▶ _Exercise brief_: Hunt through the lines below for the string "softmax" and copy each one that has it.

Collected data entries
--- START ---
template <int NMT, bool HAS_SET, bool TRACE = false>
__global__ __launch_bounds__(kFlashWaves * 64, 2) void key_addr_flash_kernel(KaFlashArgs a, KaRecLayout RL) {
    constexpr int D = 64;
    __shared__ f32x4 sUo0[kFlashWaves][4][64];
    const int lane = threadIdx.x & 63, l16 = lane & 15, q16 = lane >> 4;
    f32x4 (*myUo0)[64] = sUo0[threadIdx.x >> 6];
    const int P = a.P, NmP = RL.NmP;
    const unsigned emax = (unsigned)(a.n_entity - 1);
    const float* __restrict__ E = a.E;
    const size_t tw_stride = (size_t)a.n_entity * D;

    struct Rows {
        float4 v[NMT][4];
    };
    auto issue_u = [&](int mt, const int (&hr)[NMT], Rows& R) {
        const f32x4* src = reinterpret_cast<const f32x4*>(a.ER + (size_t)(unsigned)max(hr[mt], 0) * D) + q16;
#pragma unroll
        for (int nt = 0; nt < 4; ++nt) {
            const f32x4 v = __builtin_nontemporal_load(src + 4 * nt);
            R.v[mt][nt] = make_float4(v[0], v[1], v[2], v[3]);
        }
    };
    auto issue_t = [&](int mt, const float* __restrict__ tab, const int4 (&ids)[NMT], Rows& R) {
        const int id[4] = {ids[mt].x, ids[mt].y, ids[mt].z, ids[mt].w};
#pragma unroll
        for (int i = 0; i < 4; ++i)
            R.v[mt][i] = reinterpret_cast<const float4*>(tab + (size_t)(unsigned)max(id[i], 0) * D)[l16];
    };
    auto reads_tile = [&](bool two, int mt, const Rows& R, const f32x4 (&p0)[NMT], const f32x4 (&p1)[NMT], f32x4 (&u0)[4], f32x4 (&u1)[4]) {
        if (two) {
#pragma unroll
            for (int i = 0; i < 4; ++i) {
                const float t[4] = {R.v[mt][i].x, R.v[mt][i].y, R.v[mt][i].z, R.v[mt][i].w};
#pragma unroll
                for (int nt = 0; nt < 4; ++nt) u0[nt] = __builtin_amdgcn_mfma_f32_16x16x4f32(t[nt], p0[mt][i], u0[nt], 0, 0, 0);
#pragma unroll
                for (int nt = 0; nt < 4; ++nt) u1[nt] = __builtin_amdgcn_mfma_f32_16x16x4f32(t[nt], p1[mt][i], u1[nt], 0, 0, 0);
            }
        } else {
#pragma unroll
            for (int i = 0; i < 4; ++i) {
                const float t[4] = {R.v[mt][i].x, R.v[mt][i].y, R.v[mt][i].z, R.v[mt][i].w};
#pragma unroll
                for (int nt = 0; nt < 4; ++nt) u0[nt] = __builtin_amdgcn_mfma_f32_16x16x4f32(t[nt], p0[mt][i], u0[nt], 0, 0, 0);
            }
        }
    };
    auto softmax = [&](f32x4 (&lg)[NMT], const int4 (&ids)[NMT]) {
        float mx = -INFINITY;
#pragma unroll
        for (int mt = 0; mt < NMT; ++mt) {
            const int id[4] = {ids[mt].x, ids[mt].y, ids[mt].z, ids[mt].w};
#pragma unroll
            for (int i = 0; i < 4; ++i) mx = fmaxf(mx, id[i] >= 0 ? lg[mt][i] : -INFINITY);
        }
        mx = xor32_max(xor16_max(mx));
        float z = 0.f;
#pragma unroll
        for (int mt = 0; mt < NMT; ++mt) {
            const int id[4] = {ids[mt].x, ids[mt].y, ids[mt].z, ids[mt].w};
#pragma unroll
            for (int i = 0; i < 4; ++i) {
                const float x = lean_exp(fminf(lg[mt][i] - mx, 0.f));
                const float e = id[i] >= 0 ? x : 0.f;
                lg[mt][i] = e;
                z += e;
            }
        }
        z = xor32_sum(xor16_sum(z));
        const float inv = 1.f / z;
#pragma unroll
        for (int mt = 0; mt < NMT; ++mt) {
#pragma unroll
            for (int i = 0; i < 4; ++i) lg[mt][i] *= inv;
        }
    };

    int iter = 0;
    auto stamp = [&](int slot) {
        if constexpr (TRACE) {
            if (blockIdx.x == 0 && threadIdx.x == 0 && iter >= 2 && iter < 66) g_kaf_trace[(iter - 2) * 16 + slot] = __builtin_readcyclecounter();
        }
    };
    for (;; ++iter) {
        stamp(0);
        int k = 0;
        if (lane == 0) k = atomicAdd(a.counter, 1) + 1;
        k = __builtin_amdgcn_readfirstlane(k);
        if (k >= a.nslots) break;
        const int s = __builtin_amdgcn_readfirstlane(a.slot_seg[k]);
        if (s < 0) continue;
        const int u = __builtin_amdgcn_readfirstlane(a.seg_user[s]);
        const int p0 = __builtin_amdgcn_readfirstlane(a.seg_ptr[s]), p1 = __builtin_amdgcn_readfirstlane(a.seg_ptr[s + 1]);
        const int cbeg = p0 + (k - (p0 / kFlashChunk + s)) * kFlashChunk;
        const int cend = min(p1, cbeg + kFlashChunk);
        const int32_t* __restrict__ rec = a.records + (size_t)u * RL.len;
        stamp(1);
        auto load_hr = [&](int hop, int (&hr)[NMT]) {
#pragma unroll
            for (int mt = 0; mt < NMT; ++mt) hr[mt] = rec[RL.o_hr + hop * NmP + 16 * mt + l16];
        };
        auto load_tid = [&](int hop, int4 (&tid)[NMT]) {
#pragma unroll
            for (int mt = 0; mt < NMT; ++mt) tid[mt] = *reinterpret_cast<const int4*>(rec + RL.o_tail + hop * NmP + 16 * mt + 4 * q16);
        };
        auto load_orig = [&](int t0, int (&orig)[2], bool (&valid)[2]) {
#pragma unroll
            for (int rt = 0; rt < 2; ++rt) {
                const int p = t0 + 16 * rt + l16;
                valid[rt] = p < cend;
                orig[rt] = a.pair_index[min(p, cend - 1)];
            }
        };
        auto load_item = [&](const int (&orig)[2], unsigned (&item)[2]) {
#pragma unroll
            for (int rt = 0; rt < 2; ++rt)
                item[rt] = min(a.items64 ? reinterpret_cast<const unsigned*>(a.items64)[2 * (int64_t)orig[rt]] : (unsigned)a.items32[orig[rt]], emax);
        };
        auto load_be = [&](const unsigned (&item)[2], float4 (&bE)[2][4]) {
#pragma unroll
            for (int rt = 0; rt < 2; ++rt) {
#pragma unroll
                for (int nt = 0; nt < 4; ++nt) bE[rt][nt] = reinterpret_cast<const float4*>(E + (size_t)item[rt] * D)[4 * nt + q16];
            }
        };

        int orig[2], origN[2];
        bool valid[2], validN[2];
        unsigned item[2];
        float4 bE[2][4];
        int hrC[NMT], hrN[NMT];
        int4 tidC[NMT];
        Rows R;
        load_orig(cbeg, orig, valid);
        load_hr(0, hrC);
        load_tid(0, tidC);
        load_orig(cbeg + 32, origN, validN);
        f32x4 uo0[4];
#pragma unroll
        for (int r = 0; r < 4; ++r) {
            const float4 b = a.bmlp ? reinterpret_cast<const float4*>(a.bmlp)[4 * q16 + r] : make_float4(0.f, 0.f, 0.f, 0.f);
            uo0[0][r] = b.x, uo0[1][r] = b.y, uo0[2][r] = b.z, uo0[3][r] = b.w;
        }
        if constexpr (HAS_SET) {
            int4 hid[NMT];
            f32x4 ph[NMT];
#pragma unroll
            for (int mt = 0; mt < NMT; ++mt) hid[mt] = *reinterpret_cast<const int4*>(rec + RL.o_head + 16 * mt + 4 * q16);
#pragma unroll
            for (int mt = 0; mt < NMT; ++mt) issue_t(mt, a.TW, hid, R);
            KAF_FENCE();
            stamp(11);
#pragma unroll
            for (int mt = 0; mt < NMT; ++mt) {
                const int id[4] = {hid[mt].x, hid[mt].y, hid[mt].z, hid[mt].w};
#pragma unroll
                for (int i = 0; i < 4; ++i) ph[mt][i] = a.hs[max(id[i], 0)];
            }
            load_item(orig, item);
            KAF_FENCE();
            stamp(12);
            softmax(ph, hid);
            KAF_FENCE();
            stamp(13);
            f32x4 unused[4];
#pragma unroll
            for (int mt = 0; mt < NMT; ++mt) {
                reads_tile(false, mt, R, ph, ph, uo0, unused);
                KAF_FENCE();
                issue_u(mt, hrC, R);
                KAF_FENCE();
            }
            stamp(14);
        } else {
            load_item(orig, item);
#pragma unroll
            for (int mt = 0; mt < NMT; ++mt) issue_u(mt, hrC, R);
        }
        load_be(item, bE);
#pragma unroll
        for (int nt = 0; nt < 4; ++nt) myUo0[nt][lane] = uo0[nt];
        KAF_FENCE();
        stamp(2);

        const int ntile = (cend - cbeg + 31) >> 5;
        int t0 = cbeg;
        auto run_tile = [&](const bool two, const bool more) {
            f32x4 uo[2][4];
#pragma unroll
            for (int rt = 0; rt < 2; ++rt) {
#pragma unroll
                for (int nt = 0; nt < 4; ++nt) uo[rt][nt] = myUo0[nt][lane];
            }
            unsigned itemN[2];
            if (more) load_item(origN, itemN);
            for (int hop = 0; hop < P; ++hop) {
                const bool last_hop = hop + 1 == P;
                const bool next_stage = !last_hop || more;
                const int hopN = last_hop ? 0 : hop + 1;
                const float* __restrict__ tw = a.TW + (size_t)(hop + (HAS_SET ? 1 : 0)) * tw_stride;
                if (next_stage) load_hr(hopN, hrN);
                KAF_FENCE();
                if (t0 == cbeg && hop < 3) stamp(3 + 4 * hop);
                f32x4 lg[2][NMT];
#pragma unroll
                for (int mt = 0; mt < NMT; ++mt) {
                    lg[0][mt] = f32x4{0.f, 0.f, 0.f, 0.f};
                    lg[1][mt] = f32x4{0.f, 0.f, 0.f, 0.f};
                    if (two) {
#pragma unroll
                        for (int nt = 0; nt < 4; ++nt) {
                            const float av[4] = {R.v[mt][nt].x, R.v[mt][nt].y, R.v[mt][nt].z, R.v[mt][nt].w};
                            const float e0[4] = {bE[0][nt].x, bE[0][nt].y, bE[0][nt].z, bE[0][nt].w};
                            const float e1[4] = {bE[1][nt].x, bE[1][nt].y, bE[1][nt].z, bE[1][nt].w};
#pragma unroll
                            for (int i = 0; i < 4; ++i) {
                                lg[0][mt] = __builtin_amdgcn_mfma_f32_16x16x4f32(av[i], e0[i], lg[0][mt], 0, 0, 0);
                                lg[1][mt] = __builtin_amdgcn_mfma_f32_16x16x4f32(av[i], e1[i], lg[1][mt], 0, 0, 0);
                            }
                        }
                    } else {
#pragma unroll
                        for (int nt = 0; nt < 4; ++nt) {
                            const float av[4] = {R.v[mt][nt].x, R.v[mt][nt].y, R.v[mt][nt].z, R.v[mt][nt].w};
                            const float e0[4] = {bE[0][nt].x, bE[0][nt].y, bE[0][nt].z, bE[0][nt].w};
#pragma unroll
                            for (int i = 0; i < 4; ++i) lg[0][mt] = __builtin_amdgcn_mfma_f32_16x16x4f32(av[i], e0[i], lg[0][mt], 0, 0, 0);
                        }
                    }
                    KAF_FENCE();
                    issue_t(mt, tw, tidC, R);
                    KAF_FENCE();
                }
                if (last_hop && more) load_be(itemN, bE);
                KAF_FENCE();
                if (t0 == cbeg && hop < 3) stamp(4 + 4 * hop);
                softmax(lg[0], tidC);
                if (two) softmax(lg[1], tidC);
                KAF_FENCE();
                if (t0 == cbeg && hop < 3) stamp(5 + 4 * hop);
#pragma unroll
                for (int mt = 0; mt < NMT; ++mt) {
                    reads_tile(two, mt, R, lg[0], lg[1], uo[0], uo[1]);
                    KAF_FENCE();
                    if (next_stage) issue_u(mt, hrN, R);
                    KAF_FENCE();
                }
                if (next_stage) load_tid(hopN, tidC);
                if (t0 == cbeg && hop < 3) stamp(6 + 4 * hop);
            }
#pragma unroll
            for (int rt = 0; rt < 2; ++rt) {
                if (valid[rt] && (rt == 0 || two)) {
#pragma unroll
                    for (int r = 0; r < 4; ++r)
                        *reinterpret_cast<float4*>(a.user_o + (size_t)orig[rt] * D + 16 * q16 + 4 * r) =
                            make_float4(uo[rt][0][r], uo[rt][1][r], uo[rt][2][r], uo[rt][3][r]);
                }
            }
        };
        for (int tile = 0; tile < ntile; ++tile, t0 += 32) {
            const bool more = tile + 1 < ntile;
            run_tile(cend - t0 > 16, more);
#pragma unroll
            for (int rt = 0; rt < 2; ++rt) orig[rt] = origN[rt], valid[rt] = validN[rt];
        }
        stamp(15);
    }
}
--- END ---
▶ _Answer area_:
    auto softmax = [&](f32x4 (&lg)[NMT], const int4 (&ids)[NMT]) {
            softmax(ph, hid);
                softmax(lg[0], tidC);
                if (two) softmax(lg[1], tidC);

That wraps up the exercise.